Nevertheless, a social enterprise entering a growth phase and then deciding to exit must consider the aforementioned mission drift issue. In other words, depending on the management policies of the acquired company after the change of ownership, the objectives and mission that the acquired company has focused on may be abandoned and the management may shift to one that focuses more on profitability. It is also possible that even after an IPO, the acquired company will be pressured by shareholder proposals and other methods from general shareholders to change to a management style which focuses more on profitability.
Fearing shareholder lawsuits, the company may be forced to switch to a more profit-oriented management style.
In the case of a M&A, an acquiring company can be prevented from adopting a management style that over emphasizes profitability to some extent by ensuring in the acquisition agreement that the acquiring company pledges a certain commitment to post-acquisition management. In the context of an IPO, on the other hand, such arrangement may be impractical as the interests of a larger number of shareholders need to be taken into account.
Other countries have undertaken interesting initiatives in this regard. Several countries provide platforms (so- called social stock exchanges) for investors to trade shares of socially responsible companies. Although the institutional design of such stock trading mechanisms and their position in the securities market differ from country to country, the purpose of the platform is to facilitate the matching of impact-oriented investors with social businesses, under different regulations than those required by regular stock exchanges.

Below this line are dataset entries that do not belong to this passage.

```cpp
typedef enum ocrs_status {
    OCRS_OK = 0,
    OCRS_ERR_INVALID_ARGUMENT = 1,
    OCRS_ERR_MODEL_NOT_LOADED = 2,
    OCRS_ERR_MODEL_DIMS = 3,
    OCRS_ERR_RUN_FAILED = 4,
    OCRS_ERR_WRONG_OUTPUT = 5,
    OCRS_ERR_IMAGE_SOURCE = 6,
    OCRS_ERR_DEVICE = 7,
    OCRS_ERR_IO = 8,
    OCRS_ERR_CAPACITY = 9
} ocrs_status;

OCRS_API const char* ocrs_last_error(void);

#define OCRS_ABI_VERSION 6u
OCRS_API uint32_t ocrs_abi_version(void);

OCRS_API void ocrs_buffer_free(void* p);

OCRS_API ocrs_status ocrs_device_count(int* n);
OCRS_API ocrs_status ocrs_set_device(int device);
OCRS_API ocrs_status ocrs_get_device(int* device);

OCRS_API ocrs_status ocrs_ctc_beam_search(const float* logp, int t, int c, uint32_t width, int impl, uint32_t** labels,
                                          uint32_t** positions, size_t* n);
OCRS_API ocrs_status ocrs_ctc_beam_search_scored(const float* logp, int t, int c, uint32_t width, int impl, uint32_t** labels,
                                                 uint32_t** positions, size_t* n, double* score, float** step_logp);

OCRS_API ocrs_status ocrs_gru_tile_plan(const int32_t* lengths_desc, size_t n_lines, int hidden, int32_t* n_clusters, int32_t* waves,
                                        int16_t* tiles);

OCRS_API ocrs_status ocrs_coalescer_selftest(int n_threads, int requests_per_thread, int max_active, int max_pages,
                                             long window_us, int fail_every, uint64_t out[5]);

OCRS_API ocrs_status ocrs_set_option(const char* name, long value);
OCRS_API ocrs_status ocrs_option_name(int index, const char** name);

OCRS_API ocrs_status ocrs_device_pool_stats(int device, uint64_t out[12]);
OCRS_API ocrs_status ocrs_device_pool_configure(int device, uint64_t device_cached_cap_bytes, uint64_t pinned_cached_cap_bytes);
OCRS_API ocrs_status ocrs_device_pool_trim(int device);

typedef enum { OCRS_ISOLATION_AUTO = 0, OCRS_ISOLATION_NONE = 1 } ocrs_isolation;
OCRS_API ocrs_status ocrs_device_set_isolation(int device, ocrs_isolation policy);
OCRS_API ocrs_status ocrs_device_isolation(int device, int out[3]);

typedef struct ocrs_model ocrs_model;

OCRS_API ocrs_status ocrs_model_load_file(const char* path, ocrs_model** out);
OCRS_API ocrs_status ocrs_model_load_bytes(const void* data, size_t len, ocrs_model** out);
OCRS_API ocrs_status ocrs_model_load_file_on_device(const char* path, int device, ocrs_model** out);
OCRS_API ocrs_status ocrs_model_load_bytes_on_device(const void* data, size_t len, int device, ocrs_model** out);
OCRS_API ocrs_status ocrs_model_device(const ocrs_model* m, int* device);

typedef int (*ocrs_model_run_fn)(void* user, const float* input, const int64_t in_shape[4], float** output,
                                 int64_t out_shape[4], int* out_ndim);
OCRS_API ocrs_status ocrs_model_from_callback(const int64_t input_shape[4],
                                     ocrs_model_run_fn run, void* user, ocrs_model** out);

OCRS_API ocrs_status ocrs_model_input_shape(const ocrs_model* m, int64_t dims[4], uint8_t is_fixed[4]);

typedef struct ocrs_run_options {
    int timing;
} ocrs_run_options;

OCRS_API ocrs_status ocrs_model_run(const ocrs_model* m, const float* input, const int64_t in_shape[4],
                           const ocrs_run_options* opts, float** output, int64_t out_shape[4], int* out_ndim);

OCRS_API ocrs_status ocrs_model_flops(const ocrs_model* m, const int64_t in_shape[4], double* flops);

OCRS_API void ocrs_model_free(ocrs_model* m);

typedef struct ocrs_engine ocrs_engine;
typedef struct ocrs_page ocrs_page;

typedef enum ocrs_numerics { OCRS_NUMERICS_EXACT = 0, OCRS_NUMERICS_RELAXED = 1, OCRS_NUMERICS_REDUCED = 2 } ocrs_numerics;

typedef enum ocrs_decode_method {
    OCRS_DECODE_GREEDY = 0,
    OCRS_DECODE_BEAM_SEARCH = 1
} ocrs_decode_method;

typedef struct ocrs_engine_params {
    const ocrs_model* detection_model;
    const ocrs_model* recognition_model;
    int debug;
    ocrs_decode_method decode_method;
    uint32_t beam_width;
    const char* alphabet;
    const char* allowed_chars;
    ocrs_numerics numerics;
    int coalesce;
    int coalesce_pages;
    int coalesce_window_us;
    int layout_threads;
    int64_t rec_max_pixels;
} ocrs_engine_params;

OCRS_API ocrs_status ocrs_engine_new(const ocrs_engine_params* params, ocrs_engine** out);
OCRS_API void ocrs_engine_free(ocrs_engine* e);
OCRS_API ocrs_status ocrs_engine_device(const ocrs_engine* e, int* device);
OCRS_API ocrs_status ocrs_engine_set_option(ocrs_engine* e, const char* name, long value);
OCRS_API ocrs_status ocrs_engine_get_option(const ocrs_engine* e, const char* name, long* value);

typedef enum ocrs_dim_order { OCRS_HWC = 0, OCRS_CHW = 1 } ocrs_dim_order;
typedef enum ocrs_pixel_type { OCRS_U8 = 0, OCRS_F32 = 1 } ocrs_pixel_type;

OCRS_API ocrs_status ocrs_image_source_check_bytes(size_t len, uint32_t width, uint32_t height, uint32_t* channels);

OCRS_API ocrs_status ocrs_engine_prepare_input(const ocrs_engine* e, const void* pixels, ocrs_pixel_type type,
                                      ocrs_dim_order order, int height, int width, int channels,
                                      ocrs_page** out);
OCRS_API ocrs_status ocrs_engine_prepare_input_batch(const ocrs_engine* e, const void* const* pixels, size_t n,
                                                     ocrs_pixel_type type, ocrs_dim_order order, int height, int width,
                                                     int channels, ocrs_page** out);
OCRS_API ocrs_status ocrs_engine_prepare_input_device(const ocrs_engine* e, const void* d_pixels, ocrs_pixel_type type,
                                             ocrs_dim_order order, int height, int width, int channels,
// ... 272 lines not shown
```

Also, there are examples of IPOs of PBCs as well as companies that are certified as B Corp by B Lab, a non- profit organization, while still having a for-profit corporate form. Although B Corp is not an official certification system, it is used worldwide and has certain stringent requirements. B Corp, as a result, is expected to have a signaling effect, indicating to a wide range of stakeholders, including potential shareholders, that a company aims to consider the interests of stakeholders as a whole, not just that of shareholders.
Since there is no IPO system for only social business enterprises, social businesses are required to proceed through an IPO in the normal way. In Japan for example, it is noteworthy that some companies limit the use of funds raised to SDG-related issues by obtaining a second party opinion (SPO) from an external evaluation institution on the company's compliance with the Social Bond Principles released by the International Capital Markets Association and the ESG initiatives, and some other companies begin to plan IPOs in the Japanese securities market after obtaining B Corps certification. In order for similar initiatives to spread in Japan in the future, it is necessary to reduce the cost burden of obtaining external evaluations and B Corp arrangements as possible, and increase the number of investors who place importance on such initiatives in their investment decisions.
In the case of an IPO by an impact-oriented company, systematic considerations will be required. For example, how to disclose expected impact and financial return, as well as the risks associated with them, in the annual securities report (section I)/annual securities registration statement/prospectus or, in the case of a company seeking to list on a growth market, how to disclose such information as part of the "business plan and growth potential matters."
4. Conclusion
Although impact investing is still in its infancy in Japan, if more and more successful projects are conducted, this will lead to an ecosystem that embraces impact investing expanding overseas. The establishment of a legal framework will be crucial to promoting impact investment.